Saved entries

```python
class Engine:

    def __init__(self, device=0):
        self.lib = load_library()
        h = C.c_void_p()
        rc = self.lib.eh_create(device, C.byref(h))
        if rc != 0:
            raise EngineError(rc, self.lib.eh_strerror(rc).decode())
        self.h = h
        self._keep = []
        self.n_corpus = 0
        self.last_n = 0

    def close(self):
        if self.h:
            self.lib.eh_destroy(self.h)
            self.h = None

    def __del__(self):
        try:
            self.close()
        except Exception:
            pass

    def _chk(self, rc):
        if rc != 0:
            raise EngineError(rc, self.lib.eh_last_error(self.h).decode() or self.lib.eh_strerror(rc).decode())

    def configure(self, mutations=None, patterns=None, generators=None, blockscale=1.0, ssrf_host=None, ssrf_port=0,
                  max_case_bytes=0, out_capacity=0, max_slots=0, flags=0, max_case_work=0, big_case_bytes=0,
                  pool_bytes=0, download_chunk_bytes=0, fuse_stream_min=0, sequence_muta=False):
        o = EhOptions()
        o.sequence_muta = 1 if sequence_muta else 0
        o.abi_version = EH_ABI_VERSION
        o.mutations = mutations.encode() if mutations is not None else None
        o.patterns = patterns.encode() if patterns is not None else None
        o.generators = generators.encode() if generators is not None else None
        o.blockscale = blockscale
        o.ssrf_host = ssrf_host.encode() if ssrf_host else None
        o.ssrf_port = ssrf_port
        o.max_case_bytes = max_case_bytes
        o.big_case_bytes = big_case_bytes
        o.pool_bytes, o.download_chunk_bytes, o.fuse_stream_min = pool_bytes, download_chunk_bytes, fuse_stream_min
        o.out_capacity = out_capacity
        o.max_slots = max_slots
        o.max_case_work = max_case_work
        o.flags = flags
        self._chk(self.lib.eh_configure(self.h, C.byref(o)))

    def upload_corpus(self, data, off):
        data = np.ascontiguousarray(data, dtype=np.uint8)
        off = np.ascontiguousarray(off, dtype=np.uint64)
        n = len(off) - 1
        self._chk(self.lib.eh_corpus_upload(self.h, data.ctypes.data, off.ctypes.data, n))
        self.n_corpus = n

    def attach_corpus(self, d_data_ptr, d_off_ptr, n, nbytes):
        self._chk(self.lib.eh_corpus_attach(self.h, C.c_void_p(d_data_ptr), C.c_void_p(d_off_ptr), n, nbytes))
        self.n_corpus = n

    @staticmethod
    def comm_unique_id():
        lib = load_library()
        buf = (C.c_uint8 * 128)()
        rc = lib.eh_comm_unique_id(buf)
        if rc != 0:
            raise EngineError(rc, lib.eh_strerror(rc).decode() + " (RCCL could not be loaded: EH_RCCL_LIB)")
        return bytes(buf)

    def comm_init(self, unique_id, rank, nranks):
        buf = (C.c_uint8 * 128).from_buffer_copy(unique_id)
        self._chk(self.lib.eh_comm_init(self.h, buf, rank, nranks))

    def comm_destroy(self):
        self._chk(self.lib.eh_comm_destroy(self.h))

    def corpus_broadcast(self, root, data=None, off=None):
        if data is not None:
            data = np.ascontiguousarray(data, dtype=np.uint8)
            off = np.ascontiguousarray(off, dtype=np.uint64)
            self._chk(self.lib.eh_corpus_broadcast(self.h, root, data.ctypes.data, off.ctypes.data, len(off) - 1))
        else:
            self._chk(self.lib.eh_corpus_broadcast(self.h, root, None, None, 0))
        self.n_corpus = self.corpus_device()[2]

    def corpus_allgather(self, data, off):
        data = np.ascontiguousarray(data, dtype=np.uint8)
        off = np.ascontiguousarray(off, dtype=np.uint64)
        self._chk(self.lib.eh_corpus_allgather(self.h, data.ctypes.data, off.ctypes.data, len(off) - 1))
        self.n_corpus = self.corpus_device()[2]

    @staticmethod
    def comm_init_local(engines):
        arr = (C.c_void_p * len(engines))(*[e.h for e in engines])
        rc = engines[0].lib.eh_comm_init_local(arr, len(engines))
        engines[0]._chk(rc)

    @staticmethod
    def corpus_broadcast_local(engines, root=0):
        arr = (C.c_void_p * len(engines))(*[e.h for e in engines])
        rc = engines[0].lib.eh_corpus_broadcast_local(arr, len(engines), root)
        engines[root]._chk(rc)
        for e in engines:
            e.n_corpus = engines[root].n_corpus

    def corpus_device(self):
        d, o, n, nb = C.c_void_p(), C.c_void_p(), C.c_uint64(), C.c_uint64()
        self._chk(self.lib.eh_corpus_device(self.h, C.byref(d), C.byref(o), C.byref(n), C.byref(nb)))
        return d.value, o.value, n.value, nb.value

    def share_corpus(self, other):
        d, o, n, nb = other.corpus_device()
        self.attach_corpus(d, o, n, nb)
        self._keep.append(other)

    def own_stream(self):
        s = C.c_void_p()
        self._chk(self.lib.eh_stream(self.h, C.byref(s)))
        return s.value or 0

    def fuzz_batch(self, seed=(1, 2, 3), first_case=1, corpus_first=0, n=None, stream=0):
        if n is None:
            n = self.n_corpus - corpus_first
        s = (C.c_int64 * 3)(*seed)
        self._chk(self.lib.eh_fuzz_batch(self.h, s, first_case, corpus_first, n, C.c_void_p(stream)))
        self.last_n = n

    def fuzz_calls(self, seeds, profiles=None, corpus_first=0, stream=0):
        seeds = np.ascontiguousarray(seeds, dtype=np.int64).reshape(-1)
        n = seeds.size // 3
        if profiles is None:
            self._chk(self.lib.eh_fuzz_calls(self.h, seeds.ctypes.data, corpus_first, n, C.c_void_p(stream)))
        else:
            ids = np.ascontiguousarray(profiles, dtype=np.uint32).reshape(-1)
            if ids.size != n:
                raise ValueError("fuzz_calls: %d profile ids for %d seeds" % (ids.size, n))
            self._chk(self.lib.eh_fuzz_calls_profiled(self.h, seeds.ctypes.data, ids.ctypes.data, corpus_first, n, C.c_void_p(stream)))
        self.last_n = n

    def profile_add(self, mutations=None, patterns=None, blockscale=1.0):
        pid = C.c_uint32()
        self._chk(self.lib.eh_profile_add(self.h, mutations.encode() if mutations is not None else None,
                                          patterns.encode() if patterns is not None else None, float(blockscale), C.byref(pid)))
        return pid.value
# ... 300 lines not shown
```
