__global__ void __launch_bounds__(256)
peer_push_kernel(int P, const RowCycle cyc, const uint8_t* __restrict__ rank_mask, const float* __restrict__ accum,
                 const PeerPtrs stages)
{
    const int i = blockIdx.x * blockDim.x + threadIdx.x;
    if (i >= P) return;
    if (!((rank_mask[i] >> cyc.rank) & 1u)) return;
    const int owner = (i >> cyc.shift) % cyc.world;
    if (owner == cyc.rank) return;
    float* dst = nullptr;
#pragma unroll
    for (int r = 0; r < H3DGS_MAX_PEERS; r++) if (r == owner) dst = static_cast<float*>(stages.p[r]);
    float2* d2 = reinterpret_cast<float2*>(dst + ((size_t)cyc.rank * P + i) * kAccum);
    const float2* s2 = reinterpret_cast<const float2*>(accum + (size_t)i * kAccum);
#pragma unroll
    for (int k = 0; k < kAccum / 2; k++) d2[k] = s2[k];
}

int launch_peer_push(const h3dgs_raster_args& a, const uint8_t* rank_mask, const float* accum, cudaStream_t s)
{
    if (a.P == 0 || a.peer_count <= 1) return H3DGS_OK;
    const RowCycle cyc = row_cycle(a);
    peer_push_kernel<<<(a.P + 255) / 256, 256, 0, s>>>(a.P, cyc, rank_mask, accum, peer_ptrs(a.peer_stage, a.peer_count));
    H3_LAUNCHED("peer_push", a.debug, s);
    return H3DGS_OK;
}

int launch_preprocess_backward(const h3dgs_raster_args& a, const int32_t* radii, const uint8_t* rank_mask, const Record* records,
                               const float* accum, float* dL_dmeans3D, float* dL_dmeans2D, float* dL_dsh,
                               float* dL_dcolors, float* dL_dopacities, float* dL_dscales, float* dL_drots,
                               float* dL_dcov3D, cudaStream_t s)
{
    if (a.P == 0) return H3DGS_OK;
    const float fx = a.image_width / (2.0f * a.tanfovx), fy = a.image_height / (2.0f * a.tanfovy);
    const RowCycle cyc = row_cycle(a);
    const int r0 = (cyc.world > 1 || a.grad_row_end <= a.grad_row_begin) ? 0 : a.grad_row_begin;
    const int r1 = (cyc.world > 1 || a.grad_row_end <= a.grad_row_begin) ? a.P : min(a.grad_row_end, a.P);
    const int rows = cyc.world > 1 ? cyclic_local_rows(cyc, a.P) : r1 - r0;
    if (rows <= 0) return H3DGS_OK;
    ProfScope prof(H3DGS_STAGE_PREPROCESS_BWD, s);
    preprocess_backward_kernel<<<(rows + 127) / 128, 128, 0, s>>>(
        r0, r1, cyc, a.sh_degree, a.sh_coeffs, a.means3D, a.scales, a.scale_modifier, a.rotations, a.shs, a.cov3D_precomp,
        a.colors_precomp, a.interpolation_weights, a.render_indices, a.parent_indices, a.viewmatrix, a.projmatrix, a.campos, a.image_width, a.image_height, a.tanfovx, a.tanfovy,
        fx, fy, a.do_depth, radii, rank_mask, stage_ptrs(a, accum), records, accum, dL_dmeans3D, dL_dmeans2D, dL_dsh, dL_dcolors, dL_dopacities,
        dL_dscales, dL_drots, dL_dcov3D);
    H3_LAUNCHED("preprocess_backward", a.debug, s);
    return H3DGS_OK;
}
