// ... 7 lines not shown
                for (int h = 0; h < 4; ++h) {
                    const bf16x8 wv = *(const bf16x8*)(w + (long)k * 4 + h * 8);
#pragma unroll
                    for (int r = 0; r < 4; ++r) {
                        acc[r] += xf[2 * h] * (float)wv[r];
                        acc[r] += xf[2 * h + 1] * (float)wv[4 + r];
                    }
                }
            }
            return;
        }
        bf16x8 wv[RMAX];
#pragma unroll
        for (int r = 0; r < RMAX; ++r) wv[r] = *(const bf16x8*)(w + (long)(r < R ? r : 0) * K + k);
#pragma unroll
        for (int r = 0; r < RMAX; ++r) {
            if (r < R) {
#pragma unroll
                for (int e = 0; e < 8; ++e) acc[r] += xf[e] * (float)wv[r][e];
            }
        }
    };

    if (A.mode == 0) {
        auto src_of = [&](int k) {
            const int kc = k < K ? k : 0;
            return kc < A.ca0 ? A.a0 + (long)mm * A.lda0 + kc : A.a1 + (long)mm * A.lda1 + (kc - A.ca0);
        };
        bf16x8 cur = *(const bf16x8*)src_of(sub * 8);
        for (int k = sub * 8; k < K; k += LPR * 8) {
            const bf16x8 nxt = *(const bf16x8*)src_of(k + LPR * 8);
            fma_chunk(cur, k);
            cur = nxt;
        }
    } else {
        const int hw = A.ho * A.wo;
        const int b = mm / hw;
        const int rem = mm - b * hw;
        const int oy = rem / A.wo, ox = rem - oy * A.wo;
        const int sh = A.src_xform ? 1 : 0;
        const int HL = A.hs << sh, WL = A.ws << sh;
        for (int tap = 0; tap < 9; ++tap) {
            const int ky = tap / 3, kx = tap - ky * 3;
            const int iy = oy * A.stride + ky - 1, ix = ox * A.stride + kx - 1;
            bool ok = (iy >= 0) & (iy < HL) & (ix >= 0) & (ix < WL);
            if (A.src_xform == 2) ok = ok & (((iy | ix) & 1) == 0);
            if (!ok) continue;
            const long pix = ((long)b * A.hs + (iy >> sh)) * A.ws + (ix >> sh);
            auto src_of = [&](int c) {
                const int cc = c < cin ? c : 0;
                return cc < A.ca0 ? A.a0 + pix * A.lda0 + cc : A.a1 + pix * A.lda1 + (cc - A.ca0);
            };
            bf16x8 cur = *(const bf16x8*)src_of(sub * 8);
            for (int c = sub * 8; c < cin; c += LPR * 8) {
                const bf16x8 nxt = *(const bf16x8*)src_of(c + LPR * 8);
                fma_chunk(cur, tap * cin + c);
                cur = nxt;
            }
        }
    }
#pragma unroll
    for (int r = 0; r < RMAX; ++r) {
#pragma unroll
        for (int o = LPR / 2; o > 0; o >>= 1) acc[r] += __shfl_xor(acc[r], o, 64);
    }
    if (active && sub == 0) {
        if (out_kind == 0) {
            float* o = (float*)out + (long)m * ldo;
#pragma unroll
            for (int r = 0; r < RMAX; ++r)
                if (r < R) o[r] = acc[r] + (bias ? (float)bias[r] : 0.f);
        } else {
            const int hw = A.ho * A.wo;
            const int b = m / hw;
            const int rem = m - b * hw;
            __bf16* o = (__bf16*)out;
#pragma unroll
            for (int r = 0; r < RMAX; ++r)
                if (r < R) o[((long)b * R + r) * hw + rem] = (__bf16)(acc[r] + (bias ? (float)bias[r] : 0.f));
        }
    }
}

__global__ __launch_bounds__(256) void gemv_kernel(const slh_gemv_desc d) {
    const int lane = threadIdx.x & 63;
    const int n = blockIdx.x * 4 + (threadIdx.x >> 6);
    if (n >= d.N) return;
    const __bf16* x = (const __bf16*)d.x;
    const __bf16* w = (const __bf16*)d.w + (long)n * d.K;
    float acc[8];
#pragma unroll
    for (int b = 0; b < 8; ++b) acc[b] = 0.f;
    for (int k = lane * 8; k < d.K; k += 512) {
        const bf16x8 wv = *(const bf16x8*)(w + k);
        bf16x8 xv[8];
#pragma unroll
        for (int b = 0; b < 8; ++b) xv[b] = *(const bf16x8*)(x + (long)(b < d.nb ? b : d.nb - 1) * d.ldx + k);
        float wf[8];
#pragma unroll
        for (int e = 0; e < 8; ++e) wf[e] = (float)wv[e];
#pragma unroll
        for (int b = 0; b < 8; ++b) {
            if (b < d.nb) {
#pragma unroll
                for (int e = 0; e < 8; ++e) {
                    float xe = (float)xv[b][e];
                    if (d.in_act == 1) xe = round_bf16(silu_f(xe));
                    acc[b] += xe * wf[e];
                }
            }
        }
    }
#pragma unroll
    for (int b = 0; b < 8; ++b) acc[b] = wave_sum(acc[b]);
    if (lane == 0) {
        const float bias = d.bias ? (float)((const __bf16*)d.bias)[n] : 0.f;
        float up[4] = {0.f, 0.f, 0.f, 0.f};
        float ls = 0.f;
        int tcol = 0;
        if (d.lora_t) {
            ls = *d.lora_scale;
            tcol = d.lora_tcol ? d.lora_tcol[n] : 0;
            const bf16x4 u = *(const bf16x4*)((const __bf16*)d.lora_up + (long)n * 4);
#pragma unroll
            for (int r = 0; r < 4; ++r) up[r] = (float)u[r];
        }
        for (int b = 0; b < d.nb; ++b) {
            float v = acc[b] + bias;
            if (d.lora_t) {
                const float* t = d.lora_t + (long)b * d.ld_t + tcol;
                v += ls * (t[0] * up[0] + t[1] * up[1] + t[2] * up[2] + t[3] * up[3]);
            }
            if (d.addend) v = round_bf16(v) + (float)((const __bf16*)d.addend)[(long)b * d.ld_add + n];
            if (d.out_f32) ((float*)d.y)[(long)b * d.ldy + n] = v;
            else ((__bf16*)d.y)[(long)b * d.ldy + n] = (__bf16)v;
        }
    }
}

(About this exercise)
A single number is expected: how many lines in the entries contain "profiles".

(Exercise result)
3